Особенность прогрессивного развития человеческих обществ и в них человеческой личности заключается в том, что в качестве одного из необходимых своих условий оно предполагает прогресс материального благосостояния, говоря языком политической экономии, рост народного богатства. Между материальной и духовной цивилизацией существует взаимная обусловленность, но — странным образом — вместе с тем есть и несомненный антагонизм. Материальная цивилизации является одновременно и крыльями, и путами для духа, ибо, если благодаря ей вырастают силы духовного человека, зато и мещанское начало получает необычайную мощь. Для сохранения равновесия между духовным человеком и мещанином требуется гораздо большая энергия со стороны первого, ибо силы мещанина страшно увеличиваются. С ростом богатства мир все более становится хлопочущей о многом Марфой, и невольно забывается скромная Мария с своим «единым на потребу». Было бы долго и излишне здесь перечислять главные условия, все более подчиняющие человека вещам, и характеризовать своеобразный фетишизм современной цивилизации, её «американизм». Несомненно, что эта цивилизация, в своих высших проявлениях бесспорно достигшая небывалых успехов, создаёт страшный для всего индивидуального механизм, захватывающий своими шестернями, зубцами, маховиками индивидуальную жизнь и практически провозглашающий принцип: не суббота для человека, а человек для субботы. Антагонизм между материальной и духовной цивилизацией не искореним, и мещанин всегда будет удерживать свободный полет человеческого духа. Борьба эта ведется с переменным успехом в пользу то одного, то другого начала. Нельзя не признать вместе с Герценом, что головокружительный материальный прогресс XIX века до известной степени нарушил равновесие не в пользу духовного человека, и европейско–американская цивилизация обнаруживает некоторый наклон в сторону мещанства.

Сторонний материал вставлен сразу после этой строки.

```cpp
#ifndef BW_RELAY_SPIN
#define BW_RELAY_SPIN 48u
#endif
#ifndef BW_RELAY_DEPTH_SHORT
#define BW_RELAY_DEPTH_SHORT 3
#endif
#ifndef BW_RELAY_DEPTH_LONG
#define BW_RELAY_DEPTH_LONG 2
#endif
template <int MAXK> struct RelayDepth { static constexpr int value = MAXK <= 12 ? BW_RELAY_DEPTH_SHORT : BW_RELAY_DEPTH_LONG; };
#ifndef BW_RELAY_FETCH_SLEEP
#define BW_RELAY_FETCH_SLEEP 4
#endif
#ifndef BW_RELAY_FETCH_PD
#define BW_RELAY_FETCH_PD 1
// ... 28 lines not shown
  const int ns = d.nlev;
  const int nxb = (int)(((size_t)(d.nrows + d.next + 1) * sizeof(R) + 15) & ~(size_t)15);
  const unsigned spin_limit = a.spin_limit ? a.spin_limit : (1u << 22);
  unsigned char* lds = lds_all;
  R* xl = (R*)lds;
  unsigned int* ctl = (unsigned int*)(lds + nxb);
  R* x = a.x;
  if (fetcher) {
    constexpr int EU = 4;
    const R* xc = uniform_ptr(x);
    const int nfar = BWD ? d.npre + (d.next - d.npre - f.npost) : d.next - d.npre;
    if (a.xzero) {
      for (int e0 = 0; e0 < d.next; e0 += 64) { const int i = e0 + lane; if (i < d.next) xl[d.nrows + i] = (R)0; }
    } else
    for (int e0 = 0; e0 < nfar; e0 += 64 * EU) {
      int32_t ec[EU]; int es[EU];
#pragma unroll
      for (int k = 0; k < EU; ++k) {
        const int i = e0 + lane + 64 * k;
        es[k] = BWD ? (i < d.npre ? i : i + f.npost) : d.npre + i;
        ec[k] = a.ext_col[i < nfar ? d.ext0 + es[k] : 0];
      }
#pragma unroll
      for (int k = 0; k < EU; ++k) pin(ec[k]);
      R xe[EU];
#pragma unroll
      for (int k = 0; k < EU; ++k) xe[k] = xc[ec[k]];
#pragma unroll
      for (int k = 0; k < EU; ++k) pin(xe[k]);
#pragma unroll
      for (int k = 0; k < EU; ++k) { const int i = e0 + lane + 64 * k; if (i < nfar) xl[d.nrows + es[k]] = xe[k]; }
    }
    if (lane == 0) { xl[d.nrows + d.next] = (R)0; ctl[0] = 0u; ctl[1] = 0u; ctl[2] = 0u; ctl[3] = 0u; }
    fetcher_barrier();
#ifdef BW_RELAY_FETCH_PRIO
    __builtin_amdgcn_s_setprio(BW_RELAY_FETCH_PRIO);
#endif
    constexpr int U = 3;
    int nf = BWD ? f.npost : d.npre;
    int f0 = d.ext0 + (BWD ? d.npre : 0);
    if (a.xlist) {
      const int l0 = a.xlist[4 * (int64_t)ob], lf = a.xlist[4 * (int64_t)ob + 1], lb = a.xlist[4 * (int64_t)ob + 2];
      nf = __builtin_amdgcn_readfirstlane(BWD ? lb : lf);
      f0 = __builtin_amdgcn_readfirstlane(BWD ? l0 + lf : l0);
    }
    const __amdgpu_buffer_rsrc_t rs_mail = __builtin_amdgcn_make_buffer_rsrc(uniform_ptr(a.mbox), 0, 0x7ffffff0, 0x00020000);
    const __amdgpu_buffer_rsrc_t rs_rmail = __builtin_amdgcn_make_buffer_rsrc(uniform_ptr(const_cast<void*>(a.rmbox ? a.rmbox : (const void*)a.mbox)), 0, 0x7ffffff0, 0x00020000);
    unsigned total_spins = 0;
    bool fail = false;
#ifdef BW_RELAY_STAMPS
    long long* t_seen = a.tim + 4 * (int64_t)a.nblocks + 384 * (int64_t)a.nblocks + ((int64_t)a.nmail + 1024);
    long long poll_sum = 0, poll_max = 0, npoll = 0;
#endif
#if BW_RELAY_FETCH_PD > 1 && !defined(BW_RELAY_STAMPS)
    constexpr int PD = BW_RELAY_FETCH_PD;
    for (int w0 = 0; w0 < nf && !fail; w0 += 64 * U) {
      int32_t mb[U]; int slot[U]; bool ok[U];
#pragma unroll
      for (int u = 0; u < U; ++u) {
        const int e = w0 + 64 * u + lane;
        mb[u] = a.fl_mb[e < nf ? f0 + e : f0];
        slot[u] = a.fl_slot[e < nf ? f0 + e : f0];
        ok[u] = !(e < nf);
      }
      int first = 0;
      typename M::cell q[PD][U];
// ... 125 lines not shown
      asm_load<O::CTAIL + 1>(o.ct, voff, rs_rec, s0 + (unsigned)(O::NCC - 1) * sd);
    } else {
#pragma unroll
      for (int c = 0; c < O::NVC - 1; ++c) asm_load<4>(o.vf[c], voff, rs_rec, s0 + (unsigned)c * sd);
      asm_load<O::VTAIL>(o.vt, voff, rs_rec, s0 + (unsigned)(O::NVC - 1) * sd);
#pragma unroll
      for (int c = 0; c < O::NCC - 1; ++c) asm_load<4>(o.cf[c], voff, rs_rec, s0 + (unsigned)(O::NVC + c) * sd);
      asm_load<O::CTAIL + 1>(o.ct, voff, rs_rec, s0 + (unsigned)(O::NVC + O::NCC - 1) * sd);
    }
    asm_load<RB / 4>(o.bb, (unsigned)tt * RB, rs_b, (unsigned)r0 * RB);
  };
  O ops[D];
  {
    constexpr int XW = W >= 4 ? 2 : 4;
    if (a.xzero) {
      for (int p = wv * 64 + lane; p < d.nrows; p += 64 * W) xl[p] = (R)0;
    } else
    for (int p0 = wv * 64 * XW; p0 < d.nrows; p0 += 64 * XW * W) {
      R xv[XW];
#pragma unroll
      for (int k = 0; k < XW; ++k) { const int p = p0 + lane + 64 * k; xv[k] = x[d.row0 + (p < d.nrows ? p : 0)]; }
#pragma unroll
      for (int k = 0; k < XW; ++k) pin(xv[k]);
#pragma unroll
      for (int k = 0; k < XW; ++k) { const int p = p0 + lane + 64 * k; if (p < d.nrows) xl[p] = xv[k]; }
    }
    if constexpr (DICT) {
      const int32_t de = a.dict_ent[ob];
      const int nchunk = (((unsigned)de >> 24) + 1) * NVC;
      const u32x4* dg = (const u32x4*)(a.dict + (size_t)(de & 0xffffff) * 16);
      u32x4* dl = (u32x4*)(lds + nxb + 16);
      for (int i = wv * 64 + lane; i < nchunk; i += 64 * W) dl[i] = dg[i];
    }
    asm volatile("s_waitcnt vmcnt(0)" ::: "memory");
#pragma unroll
    for (int j = 0; j < D; ++j) issue(ops[j], wv + j * W);
  }
  __syncthreads();
  __builtin_amdgcn_s_setprio(2);
  const long long t_loaded = a.tim ? wall_clock64() : 0;
  const int32_t pubdir = BWD ? kPubBwd : kPubFwd;
  const bool mute = a.skip_pub == tk;
  const unsigned spare = (unsigned)a.nmail + (unsigned)(ob & 1023);
  bool gave_up = false, bail = false;
  const unsigned xl_base = (unsigned)__builtin_amdgcn_readfirstlane((int)lds_addr(xl));
  const unsigned ctl_off = xl_base + (unsigned)nxb;
  const unsigned dict_base = ctl_off + 16u;
#ifdef BW_RELAY_STAMPS
  const unsigned stamp_base = xl_base + (unsigned)nxb + 16u;
  i32x4 rs_pub = make_rsrc(a.tim + 4 * (int64_t)a.nblocks + 384 * (int64_t)a.nblocks);
  if (!a.tim) rs_pub.z = 0;
#endif
  auto step = [&](const O& o, int kk) {
#ifdef BW_RELAY_STAMPS
    const long long t_rec = wall_clock64();
#endif
    constexpr bool PRE = MAXK <= 18;
    constexpr int NOFF = (PRE && !LATE) ? MAXK : 1;
    auto col_addr = [&](int k) {
      const u32x4 cw = o.cchunk(k >> 3);
      const unsigned w = ((k >> 1) & 3) == 0 ? cw.x : ((k >> 1) & 3) == 1 ? cw.y : ((k >> 1) & 3) == 2 ? cw.z : cw.w;
      return xl_base + ((k & 1) ? (w >> 16) : (w & 0xffffu));
    };
    unsigned off[NOFF];
#pragma unroll
    for (int k = 0; k < NOFF; ++k) off[k] = col_addr(k);
    const int32_t pw = o.pub();
// ... 176 lines not shown
#endif
  };
#ifdef BW_RELAY_STAMPS
  constexpr int L = O::NLOAD, S = 3;
#else
  constexpr int L = O::NLOAD, S = 2;
#endif
  const int nsw = ns > wv ? (ns - wv + W - 1) / W : 0;
  int k = 0;
  if (nsw >= D) {
#pragma unroll
    for (int j = 0; j < D; ++j) {
      if (j == 0) flow_wait<(D - 1) * L>(ops[0]);
      else if (j == 1) flow_wait<(D - 2) * L + 1 * (L + S)>(ops[1 < D ? 1 : 0]);
      else if (j == 2) flow_wait<(D > 2 ? D - 3 : 0) * L + 2 * (L + S)>(ops[2 < D ? 2 : 0]);
      else flow_wait<(D > 3 ? D - 4 : 0) * L + 3 * (L + S)>(ops[3 < D ? 3 : 0]);
      step(ops[j], wv + j * W);
      issue(ops[j], wv + (j + D) * W);
    }
    for (k = D; k + D <= nsw; k += D) {
#pragma unroll
      for (int j = 0; j < D; ++j) {
        flow_wait<(D - 1) * (L + S)>(ops[j]);
        step(ops[j], wv + (k + j) * W);
        issue(ops[j], wv + (k + j + D) * W);
      }
    }
  }
  asm volatile("s_waitcnt vmcnt(0)" ::: "memory");
#pragma unroll
  for (int j = 0; j < D - 1; ++j)
    if (k + j < nsw) { flow_wait<0>(ops[j]); step(ops[j], wv + (k + j) * W); }
  if (gave_up && lane == 0) *a.err = 2;
#ifdef BW_RELAY_STAMPS
  if (a.tim) {
    asm volatile("s_waitcnt lgkmcnt(0)" ::: "memory");
    for (int kk = wv; kk < ns && kk < 128; kk += W)
      if (lane < 3) a.tim[4 * (int64_t)a.nblocks + 384 * (int64_t)ob + 3 * kk + lane] = lds_get<long long>(stamp_base + 24u * (unsigned)kk + 8u * (unsigned)lane);
  }
#endif
  if (a.tim && lane == 0) {
    long long* tt = a.tim + 4 * (int64_t)ob;
    if (wv == 0) {
      tt[0] = t_start; tt[1] = t_loaded;
      unsigned xcc = 0;
#ifdef BW_RELAY_STAMPS
      asm volatile("s_getreg_b32 %0, hwreg(HW_REG_XCC_ID)" : "=s"(xcc));
#endif
      tt[3] = (long long)(xcc & 15u);
    }
    if (wv == (ns - 1) % W) tt[2] = wall_clock64();
  }
}

template <typename R, bool SOR, bool BWD, int MAXK, int W, bool DICT = false, bool LATE = false>
__global__ __launch_bounds__(64 * (W + 1), DICT ? RelayWavesD<MAXK>::value : RelayWaves<MAXK>::value) void gs_bw_relay_kernel(FlowArgs<R> a) {
  extern __shared__ __attribute__((aligned(16))) unsigned char lds_all[];
  static_assert(W >= 2 && W <= 7, "walker waves per block");
  const int wv = __builtin_amdgcn_readfirstlane((int)(threadIdx.x >> 6));
  const int lane = (int)(threadIdx.x & 63u);
  const unsigned int units = (unsigned int)a.nblocks;
  const bool persistent = gridDim.x < units;
  const unsigned int draws = units + (persistent ? gridDim.x : 0u);
  unsigned long long* s_ticket = (unsigned long long*)lds_all;
  if (blockIdx.x < 2048u) for (unsigned i = 0; i < (blockIdx.x >> 5); ++i) __builtin_amdgcn_s_sleep(14);
  for (;;) {
// ... 107 lines not shown
```

Baseline: 1.191 billion.

## Fold permutation gather/scatter into relay GS sweep and skip fine x zero-fill

```diff
diff --git a/algebraicmultigrid.jl_amd/csrc/hip/amghip.hip b/algebraicmultigrid.jl_amd/csrc/hip/amghip.hip
--- a/algebraicmultigrid.jl_amd/csrc/hip/amghip.hip
+++ b/algebraicmultigrid.jl_amd/csrc/hip/amghip.hip
@@ -1379,12 +1379,21 @@
   return AMGH_OK;
 }
 
+bool fine_x_write_only(const amgh_t* h, int cyc) {
+  if (!g_gs_bw_fold || h->levels.empty() || tail_here(h, 0, cyc)) return false;
+  Level* L = h->levels[0];
+  const GsSchedule* g = L->smat()->gs;
+  const bool lo = L->lo_ok && (g_gs_keep_lo || L->nat_freed) && g && g->nblk == 0;
+  auto gs = [](const amgh_smoother_t& s) { return (s.kind == AMGH_SMOOTH_GS || s.kind == AMGH_SMOOTH_SOR) && s.iter > 0; };
+  return lo && g->n == L->n && !(g->dti_f && g_gs_dense_tri && g_gs_block_inverse) && gs(L->pre) && gs(L->post);
+}
+
 int amgh_precond_apply_d(amgh_t* h, const real* r_d, real* z_d, int cycle_) {
   RC_TRY(check_ready(h));
   if (!r_d || !z_d || cycle_ < 0 || cycle_ > 2) return AMGH_EINVAL;
   HIP_TRY(hipSetDevice(h->device));
   RC_TRY(bw_err_check());
-  RC_TRY(vec_fill(h, z_d, fine_n(h) * h->nrhs, 0.0));
+  if (!fine_x_write_only(h, cycle_)) RC_TRY(vec_fill(h, z_d, fine_n(h) * h->nrhs, 0.0));
   return apply_cycle(h, z_d, r_d, cycle_, true);
 }
 
@@ -2105,6 +2114,7 @@
   else if (!strcmp(name, "gs_bw_two_min_rows")) g_gs_bw_two_min_rows = value;
   else if (!strcmp(name, "gs_dup_launch")) g_gs_dup_launch = value < 0 ? 0 : value > 16 ? 16 : value;
   else if (!strcmp(name, "gs_flow_xzero")) g_gs_flow_xzero = value;
+  else if (!strcmp(name, "gs_bw_fold")) g_gs_bw_fold = value != 0;
   else if (!strcmp(name, "gs_bw_grid")) g_gs_bw_grid = value < 0 ? 0 : value;
   else if (!strcmp(name, "gs_bw_grid_long")) g_gs_bw_grid_long = value < 0 ? 0 : value;
   else if (!strcmp(name, "gs_bw_dict")) g_gs_bw_dict = value != 0;
diff --git a/algebraicmultigrid.jl_amd/csrc/hip/amghip_internal.hpp b/algebraicmultigrid.jl_amd/csrc/hip/amghip_internal.hpp
--- a/algebraicmultigrid.jl_amd/csrc/hip/amghip_internal.hpp
+++ b/algebraicmultigrid.jl_amd/csrc/hip/amghip_internal.hpp
@@ -379,6 +379,7 @@
 int g_gs_bw_relay = 3;
 int g_gs_bw_grid = 0;
 int g_gs_bw_grid_long = 512;
+int g_gs_bw_fold = 1;
 int g_gs_flow_xzero = 1;
 int g_gs_dup_launch = 0;
 int g_gs_bw_two_min_rows = 200000;
diff --git a/algebraicmultigrid.jl_amd/csrc/hip/csr_ops.hpp b/algebraicmultigrid.jl_amd/csrc/hip/csr_ops.hpp
--- a/algebraicmultigrid.jl_amd/csrc/hip/csr_ops.hpp
+++ b/algebraicmultigrid.jl_amd/csrc/hip/csr_ops.hpp
@@ -603,8 +603,12 @@
     g->bytes += (int64_t)sizeof(real) * xs * ncolv; op->bytes += (int64_t)sizeof(real) * xs * ncolv;
     g->xil_cols = 0;
   }
+  const bool relay1 = g_gs_bw_fold && ncolv == 1 && g->bw.on && g->bw.flow.on && (g_gs_bw_flow || !g->bw.rec) && g_gs_bw_relay > 0 &&
+                      !op->pipe_epoch && lay == g && g->bw.flow.dict_on && (g_gs_bw_dict || !g->bw.flow.srec);
+  const bool fold_b = relay1 && first && !(reuse_b && g->bp_cols == ncolv);
+  const bool fold_x = relay1 && last && !no_scatter;
   if (first) {
-    if (!(reuse_b && g->bp_cols == ncolv))
+    if (!(reuse_b && g->bp_cols == ncolv) && !fold_b)
       hipLaunchKernelGGL(gather_perm_kernel, dim3(grid_for(g->n), ncolv), dim3(256), 0, st, b, g->perm, g->bp, (int)g->n,
                          (int64_t)g->n, (int64_t)g->n);
     g->bp_cols = ncolv;
@@ -701,6 +705,9 @@
         fa.grid = g->bw.maxk > 6 ? (dict ? 0 : g_gs_bw_grid_long) : g_gs_bw_grid;
         fa.late = (g->bw.flow.late_ok && !g_gs_bw_inorder) ? 1 : 0;
         if (dict) { fa.crec = g->bw.flow.crec; fa.dict = g->bw.flow.dict; fa.dict_ent = g->bw.flow.dict_ent; }
+        if (fold_b || fold_x) fa.perm = g->perm;
+        if (fold_b) fa.b_nat = b;
+        if (fold_x) fa.x_nat = x;
         e = bw::sweep_relay<real>(fa, g->bw.maxk, dict ? g->bw.flow.dict_lds : g->bw.flow.lds_max, sor, backward, st, BW_RELAY_W);
       } else {
         if (dict) {
@@ -828,7 +835,7 @@
       if (il) RC_TRY(il_copy_rows(ncolv, xp, xs, g->xil, a.row_begin, a.row_end - a.row_begin, st));
     }
   }
-  if (last && !no_scatter) {
+  if (last && !no_scatter && !fold_x) {
     hipLaunchKernelGGL(scatter_perm_kernel, dim3(grid_for(g->n), ncolv), dim3(256), 0, st, (const real*)xp, g->perm, x,
                        (int)g->n, xs, (int64_t)g->n);
     HIP_TRY(hipGetLastError());
diff --git a/algebraicmultigrid.jl_amd/csrc/hip/gs_flow.hpp b/algebraicmultigrid.jl_amd/csrc/hip/gs_flow.hpp
--- a/algebraicmultigrid.jl_amd/csrc/hip/gs_flow.hpp
+++ b/algebraicmultigrid.jl_amd/csrc/hip/gs_flow.hpp
@@ -397,6 +397,7 @@
   const void* rmbox = nullptr;
   int32_t late = 0;
   int32_t grid = 0;
+  const int32_t* perm = nullptr; const R* b_nat = nullptr; R* x_nat = nullptr;
 };
 
 template <typename R> struct Mail;
diff --git a/algebraicmultigrid.jl_amd/csrc/hip/gs_relay.hpp b/algebraicmultigrid.jl_amd/csrc/hip/gs_relay.hpp
--- a/algebraicmultigrid.jl_amd/csrc/hip/gs_relay.hpp
+++ b/algebraicmultigrid.jl_amd/csrc/hip/gs_relay.hpp
@@ -84,6 +84,7 @@
       for (int k = 0; k < EU; ++k) { const int i = e0 + lane + 64 * k; if (i < nfar) xl[d.nrows + es[k]] = xe[k]; }
     }
     if (lane == 0) { xl[d.nrows + d.next] = (R)0; ctl[0] = 0u; ctl[1] = 0u; ctl[2] = 0u; ctl[3] = 0u; }
+    if constexpr (DICT) if (a.b_nat) __syncthreads();
     fetcher_barrier();
 #ifdef BW_RELAY_FETCH_PRIO
     __builtin_amdgcn_s_setprio(BW_RELAY_FETCH_PRIO);
@@ -275,7 +276,26 @@
       u32x4* dl = (u32x4*)(lds + nxb + 16);
       for (int i = wv * 64 + lane; i < nchunk; i += 64 * W) dl[i] = dg[i];
     }
+    if (DICT && a.b_nat) {
+      R* bo = const_cast<R*>(a.b) + d.row0;
+      const int32_t* pm = a.perm + d.row0;
+      for (int p0 = wv * 64 * XW; p0 < d.nrows; p0 += 64 * XW * W) {
+        int32_t pi[XW];
+#pragma unroll
+        for (int k = 0; k < XW; ++k) { const int p = p0 + lane + 64 * k; pi[k] = pm[p < d.nrows ? p : 0]; }
+#pragma unroll
+        for (int k = 0; k < XW; ++k) pin(pi[k]);
+        R bv[XW];
+#pragma unroll
+        for (int k = 0; k < XW; ++k) bv[k] = a.b_nat[pi[k]];
+#pragma unroll
+        for (int k = 0; k < XW; ++k) pin(bv[k]);
+#pragma unroll
+        for (int k = 0; k < XW; ++k) { const int p = p0 + lane + 64 * k; if (p < d.nrows) bo[p] = bv[k]; }
+      }
+    }
     asm volatile("s_waitcnt vmcnt(0)" ::: "memory");
+    if constexpr (DICT) if (a.b_nat) __syncthreads();
 #pragma unroll
     for (int j = 0; j < D; ++j) issue(ops[j], wv + j * W);
   }
@@ -518,6 +538,27 @@
   for (int j = 0; j < D - 1; ++j)
     if (k + j < nsw) { flow_wait<0>(ops[j]); step(ops[j], wv + (k + j) * W); }
   if (gave_up && lane == 0) *a.err = 2;
+  if (DICT && a.x_nat) {
+    const unsigned* ctlw = (const unsigned*)(lds + nxb);
+    for (;;) {
+      const unsigned bl = __hip_atomic_load(ctlw + 2, __ATOMIC_RELAXED, __HIP_MEMORY_SCOPE_WORKGROUP);
+      const unsigned dn = __hip_atomic_load(ctlw + 1, __ATOMIC_ACQUIRE, __HIP_MEMORY_SCOPE_WORKGROUP);
+      if (bl != 0u) { bail = true; break; }
+      if (dn >= (unsigned)ns) break;
+      __builtin_amdgcn_s_sleep(1);
+    }
+    if (!bail) {
+      constexpr int XW = W >= 4 ? 2 : 4;
+      const int32_t* pm = a.perm + d.row0;
+      for (int p0 = wv * 64 * XW; p0 < d.nrows; p0 += 64 * XW * W) {
+        int32_t pi[XW];
+#pragma unroll
+        for (int k = 0; k < XW; ++k) { const int p = p0 + lane + 64 * k; pi[k] = pm[p < d.nrows ? p : 0]; }
+#pragma unroll
+        for (int k = 0; k < XW; ++k) { const int p = p0 + lane + 64 * k; if (p < d.nrows) a.x_nat[pi[k]] = xl[p]; }
+      }
+    }
+  }
 #ifdef BW_RELAY_STAMPS
   if (a.tim) {
     asm volatile("s_waitcnt lgkmcnt(0)" ::: "memory");
```

After: 1.213 billion (median of 6 runs). 1.9% higher.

Что же является противовесом духовному мещанству? Конечно, отрицанием мещанства может быть всякая духовная жизнь, как умственная, так и эстетическая, и всякая духовная актуальность, потому развитие и успехи духовной цивилизации парализуют силу мещанства: но самым решительным и единственно непримиримым врагом его является
Но возвратимся к Герцену. Что противопоставлял Герцен европейскому мещанству, которое его так глубоко оскорбляло, и почему он считал Россию призванной осуществить идеи Запада? Ответ поражает своей несообразностью, своим несоответствием вопросу, и в этом опять оказывается вся ограниченность мировоззрения Герцена: потому, что в России сохранилась всеми правдами и неправдами поземельная община и признание права всех на землю (довольно проблематическое). Таким образом, огромная нравственная проблема, мировой вопрос в полном смысле слова, вопрос о возможности настоящей, т. е., не мещанской, цивилизации унижается, вульгаризуется таким до детскости наивным и до мещанства материалистическим ответом. В этом фатальном несоответствии вопроса и ответа, размаха и удара есть что–то поистине трагическое… Герцен снова и со всей силой ударяется головой о границы своего позитивного миросозерцания, которое слишком тесно для его запросов. И на вопрос, заданный Фаустом, неожиданно отвечает Вагнер.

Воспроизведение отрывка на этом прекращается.